━━━━━ Exercise data

@@ -985,7 +1008,8 @@
         for (const auto &sbt : subs) {
             const HadiPlan &q = sbt.pl;
             const int geo[] = {c->col_prefetch, c->cs_strips, c->tile_il, sbt.lane, fork_before, sbt.off, sbt.cnt, q.R, q.ntiles, q.grid_a, (int)q.smem_a, q.use_strip, q.use_pairs, q.RS, q.sblocks, q.grid_as,
-                               (int)q.smem_as, q.ctiles, q.btpw, q.bgroups, q.grid_b, q.block_b, (int)q.smem_b, q.row_seq, q.col_seq, q.W, q.NG, q.PD};
+                               (int)q.smem_as, q.ctiles, q.btpw, q.bgroups, q.grid_b, q.block_b, (int)q.smem_b, q.row_seq, q.col_seq, q.W, q.NG, q.PD,
+                               resident(sbt) ? 1 : 0};
             put(geo, sizeof(geo));
         }
         put(&d.Nmax, sizeof(int)); put(&d.dt0, sizeof(double));
@@ -1503,6 +1527,7 @@
     else if (!std::strcmp(key, "strip")) c->tune.strip = value < 0 ? -1 : (value ? 1 : 0);
     else if (!std::strcmp(key, "debug_fault")) c->debug_fault = value;
     else if (!std::strcmp(key, "team_launch")) { c->team_launch = value < 0 ? -1 : (value ? 1 : 0); c->team_failed = 0; }
+    else if (!std::strcmp(key, "resident_sweep")) c->resident_sweep = value < 0 ? -1 : (value ? 1 : 0);
     else if (!std::strcmp(key, "row_tile")) c->tune.row_tile = value > 0 ? value : 0;
     else if (!std::strcmp(key, "strip_blocks")) c->tune.strip_blocks = value > 0 ? value : 0;
     else if (!std::strcmp(key, "pair_strips")) c->tune.pair_strips = value < 0 ? -1 : (value ? 1 : 0);
@@ -1544,6 +1569,7 @@
     else if (!std::strcmp(key, "strip")) *value = c->tune.strip;
     else if (!std::strcmp(key, "debug_fault")) *value = c->debug_fault;
     else if (!std::strcmp(key, "team_launch")) *value = c->team_failed ? -2 : c->team_launch;
+    else if (!std::strcmp(key, "resident_sweep")) *value = c->resident_sweep;
     else if (!std::strcmp(key, "row_tile")) *value = c->tune.row_tile;
     else if (!std::strcmp(key, "strip_blocks")) *value = c->tune.strip_blocks;
     else if (!std::strcmp(key, "pair_strips")) *value = c->tune.pair_strips;
diff --git a/pde_based_heston_solver_gpu_accelerated_amd/csrc/hadi_k_resident.h b/pde_based_heston_solver_gpu_accelerated_amd/csrc/hadi_k_resident.h
--- /dev/null
+++ b/pde_based_heston_solver_gpu_accelerated_amd/csrc/hadi_k_resident.h
@@ -0,0 +1,117 @@
+#pragma once
+
+
+HADI_DEV HADI_FORCEINLINE unsigned hadi_resident_tid() {
+#if defined(HADI_EMU)
+    return threadIdx.x;
+#else
+    unsigned t = threadIdx.x;
+    asm volatile("" : "+v"(t));
+    return t;
+#endif
+}
+#if defined(HADI_EMU)
+#define HADI_RESIDENT_TID
+#else
+#define HADI_RESIDENT_TID const struct { unsigned x; } threadIdx = {hadi_resident_tid()};
+#endif
+
+template <int B>
+HADI_DEV HADI_FORCEINLINE void hadi_resident_row_phase(const HadiSweepArgs &a, int n) {
+    HADI_RESIDENT_TID
+    constexpr int AMER = 0, G = 1, MODE = 0, SCH = HADI_SCH_CS;
+    typedef double T;
+#include "hadi_k_row_strip_body.h"
+}
+
+HADI_DEV HADI_FORCEINLINE void hadi_resident_col_phase(const HadiSweepArgs &a, int inst) {
+    HADI_DYN_SMEM(double, smem);
+    HADI_RESIDENT_TID
+    HadiPassBCtx c;
+    c.lane = threadIdx.x & 63;
+    c.wave = HADI_UNIFORM((int)(threadIdx.x >> 6));
+    c.P = a.L.P;
+    const int P = c.P, cnt = a.ctiles;
+    if (c.wave >= P) {
+        __syncthreads();
+        if (P > 1) {
+            for (int t = 0; t < cnt; t++) {
+                __syncthreads();
+                if (HADI_PB_MF) __syncthreads();
+            }
+        }
+        return;
+    }
+    const HadiInstPar ip = a.ipar[inst];
+    c.nrows = a.L.nrows;
+    c.rowp = a.L.rowp;
+    c.ja = c.wave * HADI_LC;
+    c.Yi = a.Y + (size_t)inst * a.L.inst_stride;
+    c.Ui = a.U + (size_t)inst * a.L.inst_stride;
+    c.Yb = hadi_make_buf(c.Yi, (size_t)a.L.inst_stride * sizeof(double));
+    c.Ub = hadi_make_buf(c.Ui, (size_t)a.L.inst_stride * sizeof(double));
+    c.Li = nullptr; c.Lb = hadi_make_buf(nullptr, 0); c.P0i = nullptr; c.pay1d = 0;
+    c.american = 0; c.debug = a.debug;
+    c.pos_m1 = a.pos_m1;
+    c.tabl = nullptr;
+    HadiTileSet ts;
+    ts.first = 0; ts.stride = 1; ts.nfull_mine = a.L.rowp >> 6; ts.short_tile = ts.nfull_mine; ts.cnt = cnt;
+    auto tile = [&](int i) { return hadi_pb_tile(ts, i); };
+#if defined(HADI_STAMPS) && !defined(HADI_EMU)
+    unsigned long long stamp_store_[32] = {0};
+    c.stamp_acc_ = stamp_store_;
+#endif
+    double ya[HADI_LC], yb[HADI_LC], yc[HADI_LC];
+    hadi_pb_load<double>(c, tile(0), ya);
+    hadi_pb_load_table(c, a.pb + ((size_t)inst * a.L.nrows_pad + c.ja) * HADI_PBW);
+    hadi_pb_setup_lds<HADI_PB_MF != 0>(c, smem, a.rinv + (size_t)inst * 16 * P * P, 2);
+    c.inv_dt = 1.0 / ip.dt;
+    c.dt = ip.dt;
+    __syncthreads();
+    if (1 < cnt) hadi_pb_load<double>(c, tile(1), yb);
+    for (int i = 0; i < cnt; i += 3) {
+        if (i + 2 < cnt) hadi_pb_load<double>(c, tile(i + 2), yc);
+        hadi_pb_solve_store<0, double>(c, tile(i), i & 1, ya, 0);
+        if (i + 1 < cnt) {
+            if (i + 3 < cnt) hadi_pb_load<double>(c, tile(i + 3), ya);
+            hadi_pb_solve_store<0, double>(c, tile(i + 1), (i + 1) & 1, yb, 0);
+        }
+        if (i + 2 < cnt) {
+            if (i + 4 < cnt) hadi_pb_load<double>(c, tile(i + 4), yb);
+            hadi_pb_solve_store<0, double>(c, tile(i + 2), (i + 2) & 1, yc, 0);
+        }
+    }
+}
+
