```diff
+        for (int k = 0; k < TCOUNT_BATCH; k++) { const int t = t0 + k * BUCKET_G; c[k] = t < tiles ? s_hist[t] : 0u; }
+#pragma unroll
+        for (int k = 0; k < TCOUNT_BATCH; k++) if (c[k]) base[k] = atomicAdd(&total[t0 + k * BUCKET_G], c[k]);
+#pragma unroll
+        for (int k = 0; k < TCOUNT_BATCH; k++) if (c[k]) row[t0 + k * BUCKET_G] = base[k];
+    }
+    __syncthreads();
+    if (threadIdx.x == 0) s_last = atomicAdd(&info[INFO_TICKET], 1u) == (uint32_t)(nb - 1) ? 1u : 0u;
+    __syncthreads();
+    if (!s_last) return;
+    tile_scan_body(tiles, total, ranges, info, mailbox, tag);
+}
+__global__ __launch_bounds__(BUCKET_G) void k_tile_count(int P, int tiles, int nb, const float2 *__restrict__ xy,
+                                                          const int32_t *__restrict__ radii, Cam cam,
+                                                          uint32_t *__restrict__ table, int2 *__restrict__ ranges,
+                                                          uint32_t *__restrict__ info, volatile uint32_t *mailbox, uint32_t tag) {
+    tile_count_body(P, tiles, nb, xy, radii, cam, table, ranges, info, mailbox, tag);
+}
+__global__ __launch_bounds__(BUCKET_G) void k_tile_count_views(int P, int tiles, K1Table tab) {
+    const K1View &w = tab.v[blockIdx.y];
+    tile_count_body(P, tiles, (int)gridDim.x, w.g.xy, w.radii, w.cam, w.table, w.ranges, w.info, w.mailbox, w.tag);
 }
 
 __device__ __forceinline__ void emit_bucket_body(int P, int tiles, const float2 *__restrict__ xy,
diff --git a/cloth-splatting_amd/csrc/csplat_raster_k1.h b/cloth-splatting_amd/csrc/csplat_raster_k1.h
--- a/cloth-splatting_amd/csrc/csplat_raster_k1.h
+++ b/cloth-splatting_amd/csrc/csplat_raster_k1.h
@@ -127,6 +127,12 @@
     g.pack[3 * (size_t)i + 2] = make_float4(rgb[2], depth, cut, 0.f);
 }
 
+__device__ __forceinline__ void zero_tile_totals(uint32_t *__restrict__ total, int tiles, uint32_t *__restrict__ ticket) {
+    if (!total) return;
+    for (int t = blockIdx.x * 256 + threadIdx.x; t < tiles; t += gridDim.x * 256) total[t] = 0u;
+    if (blockIdx.x == 0 && threadIdx.x == 0) *ticket = 0u;
+}
+
 template <bool STAGE>
 __global__ __launch_bounds__(256) void k_preprocess(int P, int D, int M, const float *__restrict__ means3D,
                                                      const float *__restrict__ shs,
@@ -135,8 +141,10 @@
                                                      const float *__restrict__ scales, float scale_mod,
                                                      const float *__restrict__ rotations,
                                                      const float *__restrict__ cov3D_precomp, Cam cam, Geom g,
-                                                     int32_t *__restrict__ radii, int nocull) {
+                                                     int32_t *__restrict__ radii, int nocull, uint32_t *__restrict__ total, int tiles,
+                                                     uint32_t *__restrict__ ticket) {
     __shared__ float s_shrows[STAGE ? 256 * SH_ROW : 1];
+    zero_tile_totals(total, tiles, ticket);
     if (STAGE) {
         const int base = blockIdx.x * 256;
         stage_sh_rows<256>(shs + (size_t)base * 48, min(256, P - base), s_shrows);
@@ -153,8 +161,10 @@
                                                         const float *__restrict__ scales, float scale_mod,
                                                         const float *__restrict__ rotations,
                                                         const float *__restrict__ cov3D_precomp, Cam cam, Geom g,
-                                                        int32_t *__restrict__ radii, int nocull) {
+                                                        int32_t *__restrict__ radii, int nocull, uint32_t *__restrict__ total, int tiles,
+                                                        uint32_t *__restrict__ ticket) {
     __shared__ float s_shrows[STAGE ? 256 * SH_ROW : 1];
+    zero_tile_totals(total, tiles, ticket);
     if (STAGE) {
         const int base = blockIdx.x * 256;
         stage_sh_rows<256>(shs + (size_t)base * 48, min(256, P - base), s_shrows);
@@ -164,6 +174,7 @@
                                  radii, nocull, s_shrows, (int)(blockIdx.x * blockDim.x + threadIdx.x), (int)threadIdx.x);
 }
 
+constexpr int K1_INFO_TICKET = 3;
 struct K1View {
     const float *means3D, *rotations;
     Cam cam;
@@ -180,9 +191,11 @@
 __global__ __launch_bounds__(256) void k_preprocess_views(int P, int D, int M, const float *__restrict__ shs,
                                                            const float *__restrict__ opacities,
                                                            const float *__restrict__ scales, float scale_mod, K1Table tab,
-                                                           int nocull) {
+                                                           int nocull, int tiles, int nb) {
     __shared__ float s_shrows[STAGE ? K1V_G * SH_ROW : 1];
     const int base = blockIdx.x * K1V_G;
+    if ((int)blockIdx.x * 256 < tiles)
+        for (int vi = 0; vi < tab.n; vi++) zero_tile_totals(tab.v[vi].table + (size_t)nb * tiles, tiles, tab.v[vi].info + K1_INFO_TICKET);
     if (STAGE) {
         stage_sh_rows<256>(shs + (size_t)base * 48, min(K1V_G, P - base), s_shrows);
         __syncthreads();
@@ -198,9 +211,11 @@
 __global__ __launch_bounds__(256) void k_preprocess_views_aa(int P, int D, int M, const float *__restrict__ shs,
                                                               const float *__restrict__ opacities,
                                                               const float *__restrict__ scales, float scale_mod, K1Table tab,
-                                                              int nocull) {
+                                                              int nocull, int tiles, int nb) {
     __shared__ float s_shrows[STAGE ? K1V_G * SH_ROW : 1];
     const int base = blockIdx.x * K1V_G;
+    if ((int)blockIdx.x * 256 < tiles)
+        for (int vi = 0; vi < tab.n; vi++) zero_tile_totals(tab.v[vi].table + (size_t)nb * tiles, tiles, tab.v[vi].info + K1_INFO_TICKET);
     if (STAGE) {
         stage_sh_rows<256>(shs + (size_t)base * 48, min(K1V_G, P - base), s_shrows);
         __syncthreads();
```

━━━━━━━━━━

[Work required]
From the listing above, copy every line that holds the string "opacities".

[Written response]
                                                            const float *__restrict__ opacities,
                                                               const float *__restrict__ opacities,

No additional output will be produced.